Emman. da Costa Epithalam. Infant. Eduard.

Tu quoque pendebas Sasiae spes maxima gentis

Jam venerande puer Francisce, novemque sororum

Deliciae vatum quondam tutela future.

  1. Franc. Manoel Carta dos AA. Portug. ao Doutor Themudo; heroico, e candido Poeta. Franc. de S. Mar. Diar. Portug. pag. 350. Varaõ digno de illustre memoria pelas grandes prendas, que nelle resplandeceraõ de prudencia, generosidade, e valor. Fr. Manoel da Esperança Hist. Seraf. da Prov. de Portug. Part. 2. liv. 10. cap. 53. n. 4. Excellente Cortezaõ, e inclinado ás letras em particular à Poesia Portugueza. E no cap. 43. n. 2. insigne Portuguez. Fr. Franc. à D. Aug. Maced. Domus Sadica. pag. 81. Vir memorabilis, & in quo prudentiam, & felicitatem Politici mirentur, quod cum sit difficile Principem Summae Reipublicae successori placere, ille quinque Principibus magna semper obeundo munera gratis fuerit. Joaõ Soar. de Brit. Apolog. a Cam. repost. à Cens. 10. 11. e 12. n.12. Grande, e esclarecido Conde de Matosinhos, e no Theatr. Lusit. lit. F. n. 67. Fuit vir eximia prudentia, & tametsi in difficillima tempora inciderit incolumem tamen semper sustinuit dignitatem. Entre as suas obras Poeticas, Sagradas, e Profanas de que conservava hum volume na sua selecta Livraria o eruditissimo Antiquario Manoel Severim de Faria Chantre de Evora saõ celebres aquellas Redondilhas, que compoz quando se retirou ultimamente da Corte, que principiaõ

A tudo quanto dezejo

Acho atalhadas as vias

Intentos, e fantesias

Muy máo caminho me vejo.

Foraõ glossadas por D. Francisco de Portugal primeiro Conde do Vimioso, e elegantemente vertidas em versos elegiacos Latinos pela insigne Musa do grande Macedo in Dom. Sadica. desde pag. 78. atè 81. Começaõ

Omnia, quae cupio fugiunt mea vota, nec ullo

Quo teneam, video jam superesse modum.

Multa agito mecum, curas & pascor inanes

Ut fruar optatis invia facta via est.

Redondilhas ao Rio Lessa. Principiaõ.

Ó rio de Lessa

Como corres manso

Se eu tiver descanso

Em ti se começa.

Esta Poesia verteo excellentemente em Versos Elegiacos, Saficos, e Alcaycos, Joaõ Soares de Brito, e sahiraõ impressos na Apolog. de Cam. reposta à Censur. 10. n. 12.

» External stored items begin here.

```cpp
static int msm_enqueue_lane(zg_bases_s *b, const MsmPlan &p, zg_bases_s::Lane &ln, size_t off, size_t n_pts,
                            const uint64_t *d_scalars, hipStream_t st, int mode, uint64_t *d_rec, uint8_t *d_inf_out,
                            uint32_t rec_stride, uint32_t inf_stride) {
    if (ln.used) ZG_HIP(hipStreamWaitEvent(st, ln.done, 0));
    ln.used = true;
    ln.last_st = st;
    size_t S, per;
    slice_counts(p, n_pts, S, per);
    MsmPlan ps = p;
    int local_shift = 0;
    if (S > 1 && slice_sort_plan(p, per, ps, local_shift) && !sort_words(ps, per).fit_in(ln.sort_cap)) {
        ps = p;
        local_shift = 0;
    }
    const size_t meta_stride = (4 * ((size_t)p.NK + 1) + state_words(p.NT, p.NK) + 3) & ~(size_t)3;
    if (S > 1 && ln.slice_buckets < S - 1) {
        if (ln.d_slice_buckets || ln.d_slice_meta) ZG_HIP(hipDeviceSynchronize());
        pool_free(ln.d_slice_buckets);
        ln.d_slice_buckets = nullptr;
        ln.slice_buckets = 0;
        ZG_HIP(lane_malloc((void **)&ln.d_slice_buckets, (S - 1) * (size_t)p.NK * 144));
        pool_free(ln.d_slice_meta);
        ln.d_slice_meta = nullptr;
        ZG_HIP(lane_malloc((void **)&ln.d_slice_meta, S * meta_stride * 4));
        ln.slice_buckets = S - 1;
    }
    auto sort_range = [&](size_t off, size_t n_pts, const uint64_t *d_scalars, const SliceView &sv) -> int {
    const MsmPlan &q = local_shift ? ps : p;
    const RowOffs *rows = t_row_offs && S == 1 && t_row_offs->k == (uint32_t)p.K && q.sort != MsmSort::ATOMIC ? t_row_offs : nullptr;
    static const RowOffs uniform_rows{};
    const RowOffs &rowv = rows ? *rows : uniform_rows;
    const size_t n = rows ? rows->off[rows->k] : n_pts * (size_t)p.K;
    const uint8_t *infp = b->d_inf ? b->d_inf + off : nullptr;
    const uint32_t nblk = sort_blocks(q, n);
    if (q.sort == MsmSort::TWO_PASS) {
        if ((size_t)nblk * q.NCB > ln.sort_cap.blockhist) return invalid("msm: two-pass workspace too small for this launch");
        uint32_t per_block = (uint32_t)((n + nblk - 1) / nblk);
        prof_begin(ZG_PROF_MSM_DIGITS, st);
        ZG_TRY(launch_digits_lds_c(p.c, st, d_scalars, infp, (uint32_t)n, (uint32_t)n_pts, p.G, per_block, q.NCB, nblk, ln.d_dig,
                                   ln.d_blockhist, q.fb, 256, rows));
        prof_end(ZG_PROF_MSM_DIGITS, st);
        prof_begin(ZG_PROF_MSM_SORT, st);
        uint32_t *d_tot = ln.d_cstarts + q.NCB + 1, *d_tst = ln.d_cstarts + 2 * (size_t)q.NCB + 2, *d_ist = ln.d_cstarts + 3 * (size_t)q.NCB + 3;
        hipLaunchKernelGGL(msm_colscan_bins_kernel, dim3(div_up(q.NCB, 16)), dim3(1024), 0, st, ln.d_blockhist, nblk, q.NCB, d_tot);
        hipLaunchKernelGGL(msm_coarse_base_kernel, dim3(1), dim3(1024), 0, st, d_tot, q.NCB, ln.d_cstarts, d_tst, d_ist);
        ZG_TRY(two_pass_attrs());
        if (!rows && p.G == 1 && n == n_pts)
            hipLaunchKernelGGL(msm_partition_kernel<true>, dim3(nblk), dim3(1024), (STAGE_ENTRIES + 2 * (size_t)q.NCB + 1 + 1024) * 4, st, ln.d_dig,
                               (uint32_t)n, (uint32_t)n_pts, p.W, p.G, b->n, (uint32_t)off, per_block, q.NCB, q.fb, q.rb, d_tst, ln.d_blockhist,
                               ln.d_tmp, local_shift, rowv);
        else
            hipLaunchKernelGGL(msm_partition_kernel<false>, dim3(nblk), dim3(1024), (STAGE_ENTRIES + 2 * (size_t)q.NCB + 1 + 1024) * 4, st, ln.d_dig,
                               (uint32_t)n, (uint32_t)n_pts, p.W, p.G, b->n, (uint32_t)off, per_block, q.NCB, q.fb, q.rb, d_tst, ln.d_blockhist,
                               ln.d_tmp, local_shift, rowv);
        {
            uint32_t items = (uint32_t)fine_max_items(q, n);
            uint32_t *d_fbase = ln.d_fine + (size_t)items * ((size_t)1 << q.fb);
            hipLaunchKernelGGL(msm_fine_count_kernel, dim3(items), dim3(1024), 0, st, ln.d_tmp, ln.d_cstarts, d_tst, d_ist, q.NCB, q.fb, q.rb,
                               ln.d_fine);
            hipLaunchKernelGGL(msm_fine_offsets_kernel, dim3(q.NCB), dim3(128), 0, st, d_ist, q.fb, p.NK, ln.d_fine, d_fbase, ln.d_hist);
            hipLaunchKernelGGL(msm_fine_place_kernel, dim3(items), dim3(1024), (STAGE_ENTRIES + 128 + 132) * 4, st, ln.d_tmp, ln.d_cstarts, d_tst,
                               d_ist, q.NCB, q.fb, q.rb, ln.d_fine, d_fbase, sv.sorted, local_shift, (uint32_t)b->n, (uint32_t)off);
        }
        uint32_t tiles = div_up(p.NK, 1024);
        hipLaunchKernelGGL(msm_scan_a_kernel, dim3(tiles), dim3(1024), 0, st, ln.d_hist, p.NK, ln.d_scan_tmp, ln.d_scan_tmp + p.NK,
                           ln.d_scan_tmp + 2 * (size_t)p.NK);
        hipLaunchKernelGGL(msm_scan_b_kernel, dim3(tiles), dim3(1024), 0, st, ln.d_hist, p.NK, ln.d_scan_tmp, ln.d_scan_tmp + p.NK,
                           ln.d_scan_tmp + 2 * (size_t)p.NK, sv.starts, sv.nzrank, sv.nzlist, sv.nzend, reinterpret_cast<uint32_t *>(sv.state),
                           state_words(p.NT, p.NK));
    } else if (q.sort == MsmSort::LDS) {
        uint32_t per_block = (uint32_t)((n + nblk - 1) / nblk);
        prof_begin(ZG_PROF_MSM_DIGITS, st);
        ZG_TRY(launch_digits_lds_c(p.c, st, d_scalars, infp, (uint32_t)n, (uint32_t)n_pts, p.G, per_block, p.NK, nblk, ln.d_dig,
                                   ln.d_blockhist, 0, 0, rows));
        prof_end(ZG_PROF_MSM_DIGITS, st);
        prof_begin(ZG_PROF_MSM_SORT, st);
        hipLaunchKernelGGL(msm_colscan_kernel, dim3(div_up(p.NK, 256)), dim3(256), 0, st, ln.d_blockhist, nblk, p.NK, ln.d_hist);
        {
            uint32_t tiles = div_up(p.NK, 1024);
            hipLaunchKernelGGL(msm_scan_a_kernel, dim3(tiles), dim3(1024), 0, st, ln.d_hist, p.NK, ln.d_scan_tmp, ln.d_scan_tmp + p.NK,
                               ln.d_scan_tmp + 2 * (size_t)p.NK);
            hipLaunchKernelGGL(msm_scan_b_kernel, dim3(tiles), dim3(1024), 0, st, ln.d_hist, p.NK, ln.d_scan_tmp, ln.d_scan_tmp + p.NK,
                               ln.d_scan_tmp + 2 * (size_t)p.NK, sv.starts, sv.nzrank, sv.nzlist, sv.nzend, reinterpret_cast<uint32_t *>(sv.state),
                               state_words(p.NT, p.NK));
        }
        static PerDeviceOnce scatter_once;
        ZG_HIP(scatter_once.run([] {
            return hipFuncSetAttribute(reinterpret_cast<const void *>(msm_scatter_lds_kernel), hipFuncAttributeMaxDynamicSharedMemorySize, 128 * 1024);
        }));
        hipLaunchKernelGGL(msm_scatter_lds_kernel, dim3(nblk), dim3(sort_threads()), p.NK * 4, st, ln.d_dig, (uint32_t)n, (uint32_t)n_pts, p.W, p.G,
                           b->n, (uint32_t)off, per_block, p.NK, sv.starts, ln.d_blockhist, sv.sorted, rowv);
    } else {
        prof_begin(ZG_PROF_MSM_DIGITS, st);
        ZG_HIP(hipMemsetAsync(ln.d_hist, 0, (size_t)p.NK * 4, st));
        ZG_TRY(launch_digits_c(p.c, st, d_scalars, infp, (uint32_t)n, (uint32_t)n_pts, p.G, ln.d_dig, ln.d_hist));
        prof_end(ZG_PROF_MSM_DIGITS, st);
        prof_begin(ZG_PROF_MSM_SORT, st);
        {
            uint32_t tiles = div_up(p.NK, 1024);
            hipLaunchKernelGGL(msm_scan_a_kernel, dim3(tiles), dim3(1024), 0, st, ln.d_hist, p.NK, ln.d_scan_tmp, ln.d_scan_tmp + p.NK,
                               ln.d_scan_tmp + 2 * (size_t)p.NK);
            hipLaunchKernelGGL(msm_scan_b_kernel, dim3(tiles), dim3(1024), 0, st, ln.d_hist, p.NK, ln.d_scan_tmp, ln.d_scan_tmp + p.NK,
                               ln.d_scan_tmp + 2 * (size_t)p.NK, sv.starts, sv.nzrank, sv.nzlist, sv.nzend, reinterpret_cast<uint32_t *>(sv.state),
                               state_words(p.NT, p.NK));
        }
        ZG_HIP(hipMemsetAsync(ln.d_hist, 0, (size_t)p.NK * 4, st));
        hipLaunchKernelGGL(msm_scatter_kernel, dim3(div_up(n, 256), p.W), dim3(256), 0, st, ln.d_dig, (uint32_t)n, (uint32_t)n_pts, p.G,
                           b->n, (uint32_t)off, sv.starts, ln.d_hist, sv.sorted);
    }
    prof_end(ZG_PROF_MSM_SORT, st);
    return ZG_OK;
    };
    auto accumulate_range = [&](size_t n_pts, const SliceView &sv, char *bucket_out) -> int {
    const size_t n = n_pts * (size_t)p.K;
    prof_begin(ZG_PROF_MSM_ACCUMULATE, st);
    bool alone = env_int("ZG_MSM_ALONE_FULL", 1) != 0;
    for (auto &o : b->lanes)
        if (alone && &o != &ln && o.used && o.last_st != st && hipEventQuery(o.done) == hipErrorNotReady) alone = false;
    (void)hipGetLastError();
    if (p.G > 1) alone = true;
    uint32_t NT = chunk_threads((uint64_t)n * p.W, alone);
    if (NT > p.NT || forced_chunk_threads()) NT = p.NT;
    static const unsigned acc_block = [] {
        int v = env_int("ZG_MSM_ACC_BLOCK", 256);
        return (unsigned)(v == 64 || v == 128 ? v : 256);
    }();
#ifdef ZG_ACC_RUNEND_STARTS
    const uint32_t *run_ends = sv.nzlist;
#else
    const uint32_t *run_ends = sv.nzend;
#endif
    if (NT <= (uint32_t)env_int("ZG_MSM_QUAD_ACC_MAX_CHUNKS", 32768))
        hipLaunchKernelGGL(msm_accumulate_chunk_kernel<true>, dim3(div_up((size_t)NT * 4, 256)), dim3(256), 0, st, sv.sorted, sv.starts,
                           sv.nzrank, run_ends, b->d_table, p.NK, NT, ln.d_part);
    else
        hipLaunchKernelGGL(msm_accumulate_chunk_kernel<false>, dim3(div_up(NT, acc_block)), dim3(acc_block), 0, st, sv.sorted, sv.starts,
                           sv.nzrank, run_ends, b->d_table, p.NK, NT, ln.d_part);
    prof_end(ZG_PROF_MSM_ACCUMULATE, st);
    prof_begin(ZG_PROF_MSM_REDUCE, st);
    if (p.tail == MsmTail::LANE)
        hipLaunchKernelGGL(msm_bucket_combine_lane_kernel, dim3(div_up(p.NK, 64)), dim3(64), 0, st, ln.d_part, sv.starts, sv.nzrank, p.NK, NT,
                           bucket_out, ln.d_heavy, reinterpret_cast<MsmState *>(sv.state));
    else
        hipLaunchKernelGGL(msm_bucket_combine_kernel, dim3(div_up((size_t)p.NK * p.GS * 4, 64)), dim3(64), 0, st, ln.d_part, sv.starts,
                           sv.nzrank, p.NK, NT, p.GS, bucket_out, ln.d_heavy, reinterpret_cast<MsmState *>(sv.state));
// ... 607 lines not shown
```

Elegia a Santa Maria Magdalena. He em Tercetos cuja obra applaude Francisco de Sà, e Miranda no 25. Soneto das suas Poesias, que começa

A vossa verdadeira penitente

Quaõ bem que lhe guardais pontos devidos

Do sepulchro os Apostolos partidos

Ella naõ parte, vede o que ali sente.

Elegia a Filiz, cujo principio he o seguinte

Buelve Filiz hermosa a este llano

Dò estes olmos verdes, ò sombrios

Por ti suspiran longamente en vano.

Desta Poesia se lembra com louvor o Dezembargador Antonio Ferreira Carta 13.

Sofrera-se melhor huma elegancia

Branda de amor de ti tambem cantada

Quando Filiz tua doce frauta ouvia, &c.

Soneto em applauso do Doutor Antonio Ferreira. Sahio impresso no principio dos seus Poem. Lusit. Lisboa por Pedro Craesbeeck. 1598. 4.